INSTRUCTIONS FOR THE TASK: Each record that follows should be transcribed word for word.
>>
# tuannv-github/srsRAN_Project

Hardware: AMD Instinct MI355X
Metric: PDSCH+PUSCH codeblocks/s @ 100 MHz 273-PRB 4x4 MIMO (PDSCH 4 layers, PUSCH 4 layers x 4 rx) (higher is better)
Workload: dtype int8+fp32; 1 GPU; BASELINE metric (PDSCH+PUSCH codeblocks/s @ 100 MHz 273-PRB 4x4 MIMO): full PDSCH+PUSCH slot pipeline, 100 MHz numerology-1 273 PRB, 256QAM R=948/1024; parallelism=single GPU

## Files before the change

### srsran_project_amd/csrc/crc_device.h

```cpp
#pragma once

#include <hip/hip_runtime.h>

#include <cstdint>

namespace srs_amd {

__device__ __forceinline__ uint32_t crc_wave_xor(uint32_t v)
{
#pragma unroll
  for (int o = 32; o >= 1; o >>= 1) {
    v ^= static_cast<uint32_t>(__shfl_xor(static_cast<int>(v), o, 64));
  }
  return v;
}

template <int THREADS>
__device__ __forceinline__ void crc_table8_init(uint32_t* T, uint32_t order, uint32_t polynom)
{
  if (order < 8) {
    return;
  }
  const uint32_t highbit = 1u << order;
  for (uint32_t t = threadIdx.x; t < 256; t += THREADS) {
    uint32_t r = t << (order - 8);
#pragma unroll
    for (int i = 0; i < 8; ++i) {
      r <<= 1;
      if (r & highbit) {
        r ^= polynom;
      }
    }
    T[t] = r;
  }
}

constexpr uint32_t CRC_FETCH_BATCH = 16;
constexpr uint32_t CRC_MAX_ORDER = 24;

template <typename Fetch>
__device__ __forceinline__ uint32_t crc_chunk_contrib(const Fetch&    fetch,
                                                      uint32_t        b0,
                                                      uint32_t        b1,
                                                      uint32_t        n,
                                                      uint32_t        order,
                                                      uint32_t        polynom,
                                                      const uint32_t* table,
                                                      const uint32_t* T,
                                                      uint32_t        to = 0xffffffffu)
{
  to = to == 0xffffffffu ? n : to;
  if (b0 >= b1) {
    return 0;
  }
  const uint32_t highbit = 1u << order;
  const uint32_t mask    = highbit - 1u;
  const uint32_t full    = min(b1, n / 8);
  uint32_t       r       = 0;
  uint32_t       b       = b0;
  if (order >= 8) {
    const uint32_t sh = order - 8;
    for (; b < full; b += CRC_FETCH_BATCH) {
      uint32_t v[CRC_FETCH_BATCH];
#pragma unroll
      for (uint32_t k = 0; k < CRC_FETCH_BATCH; ++k) {
        v[k] = b + k < full ? fetch(b + k) : 0u;
      }
#pragma unroll
      for (uint32_t k = 0; k < CRC_FETCH_BATCH; ++k) {
        if (b + k < full) {
          r = T[r >> sh] ^ ((r << 8) & mask) ^ v[k];
        }
      }
    }
    b = max(b0, full);
  }
  for (; b < b1; ++b) {
    const uint32_t byte = fetch(b);
    const int      nb   = (b * 8 + 8 <= n) ? 8 : static_cast<int>(n - b * 8);
    for (int i = 0; i < nb; ++i) {
      r = (r << 1) | ((byte >> (7 - i)) & 1u);
      if (r & highbit) {
        r ^= polynom;
      }
    }
  }
  const uint32_t  e       = min(n, b1 * 8);
  const uint32_t* tj      = table + (to - e);
  uint32_t        contrib = 0;
#pragma unroll
  for (uint32_t j = 0; j < CRC_MAX_ORDER; ++j) {
    if (j < order) {
      contrib ^= tj[j] & (0u - ((r >> j) & 1u));
    }
  }
  return contrib;
}

__device__ __forceinline__ uint32_t crc_move(uint32_t R, uint32_t d, uint32_t order, const uint32_t* table)
{
  uint32_t out = 0;
#pragma unroll
  for (uint32_t j = 0; j < CRC_MAX_ORDER; ++j) {
    const uint32_t k    = j + d;
    const uint32_t word = k >= order ? table[k - order] : 0u;
    const uint32_t v    = k < order ? (1u << (k & 31u)) : word;
    out ^= (j < order) ? (v & (0u - ((R >> j) & 1u))) : 0u;
  }
  return out;
}
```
<<
EXERCISE OUTPUT:
# tuannv-github/srsRAN_Project

Hardware: AMD Instinct MI355X
Metric: PDSCH+PUSCH codeblocks/s @ 100 MHz 273-PRB 4x4 MIMO (PDSCH 4 layers, PUSCH 4 layers x 4 rx) (higher is better)
Workload: dtype int8+fp32; 1 GPU; BASELINE metric (PDSCH+PUSCH codeblocks/s @ 100 MHz 273-PRB 4x4 MIMO): full PDSCH+PUSCH slot pipeline, 100 MHz numerology-1 273 PRB, 256QAM R=948/1024; parallelism=single GPU

## Files before the change

### srsran_project_amd/csrc/crc_device.h

```cpp
#pragma once

#include <hip/hip_runtime.h>

#include <cstdint>

namespace srs_amd {

__device__ __forceinline__ uint32_t crc_wave_xor(uint32_t v)
{
#pragma unroll
  for (int o = 32; o >= 1; o >>= 1) {
    v ^= static_cast<uint32_t>(__shfl_xor(static_cast<int>(v), o, 64));
  }
  return v;
}

template <int THREADS>
__device__ __forceinline__ void crc_table8_init(uint32_t* T, uint32_t order, uint32_t polynom)
{
  if (order < 8) {
    return;
  }
  const uint32_t highbit = 1u << order;
  for (uint32_t t = threadIdx.x; t < 256; t += THREADS) {
    uint32_t r = t << (order - 8);
#pragma unroll
    for (int i = 0; i < 8; ++i) {
      r <<= 1;
      if (r & highbit) {
        r ^= polynom;
      }
    }
    T[t] = r;
  }
}

constexpr uint32_t CRC_FETCH_BATCH = 16;
constexpr uint32_t CRC_MAX_ORDER = 24;

template <typename Fetch>
__device__ __forceinline__ uint32_t crc_chunk_contrib(const Fetch&    fetch,
                                                      uint32_t        b0,
                                                      uint32_t        b1,
                                                      uint32_t        n,
                                                      uint32_t        order,
                                                      uint32_t        polynom,
                                                      const uint32_t* table,
                                                      const uint32_t* T,
                                                      uint32_t        to = 0xffffffffu)
{
  to = to == 0xffffffffu ? n : to;
  if (b0 >= b1) {
    return 0;
  }
  const uint32_t highbit = 1u << order;
  const uint32_t mask    = highbit - 1u;
  const uint32_t full    = min(b1, n / 8);
  uint32_t       r       = 0;
  uint32_t       b       = b0;
  if (order >= 8) {
    const uint32_t sh = order - 8;
    for (; b < full; b += CRC_FETCH_BATCH) {
      uint32_t v[CRC_FETCH_BATCH];
#pragma unroll
      for (uint32_t k = 0; k < CRC_FETCH_BATCH; ++k) {
        v[k] = b + k < full ? fetch(b + k) : 0u;
      }
#pragma unroll
      for (uint32_t k = 0; k < CRC_FETCH_BATCH; ++k) {
        if (b + k < full) {
          r = T[r >> sh] ^ ((r << 8) & mask) ^ v[k];
        }
      }
    }
    b = max(b0, full);
  }
  for (; b < b1; ++b) {
    const uint32_t byte = fetch(b);
    const int      nb   = (b * 8 + 8 <= n) ? 8 : static_cast<int>(n - b * 8);
    for (int i = 0; i < nb; ++i) {
      r = (r << 1) | ((byte >> (7 - i)) & 1u);
      if (r & highbit) {
        r ^= polynom;
      }
    }
  }
  const uint32_t  e       = min(n, b1 * 8);
  const uint32_t* tj      = table + (to - e);
  uint32_t        contrib = 0;
#pragma unroll
  for (uint32_t j = 0; j < CRC_MAX_ORDER; ++j) {
    if (j < order) {
      contrib ^= tj[j] & (0u - ((r >> j) & 1u));
    }
  }
  return contrib;
}

__device__ __forceinline__ uint32_t crc_move(uint32_t R, uint32_t d, uint32_t order, const uint32_t* table)
{
  uint32_t out = 0;
#pragma unroll
  for (uint32_t j = 0; j < CRC_MAX_ORDER; ++j) {
    const uint32_t k    = j + d;
    const uint32_t word = k >= order ? table[k - order] : 0u;
    const uint32_t v    = k < order ? (1u << (k & 31u)) : word;
    out ^= (j < order) ? (v & (0u - ((R >> j) & 1u))) : 0u;
  }
  return out;
}
```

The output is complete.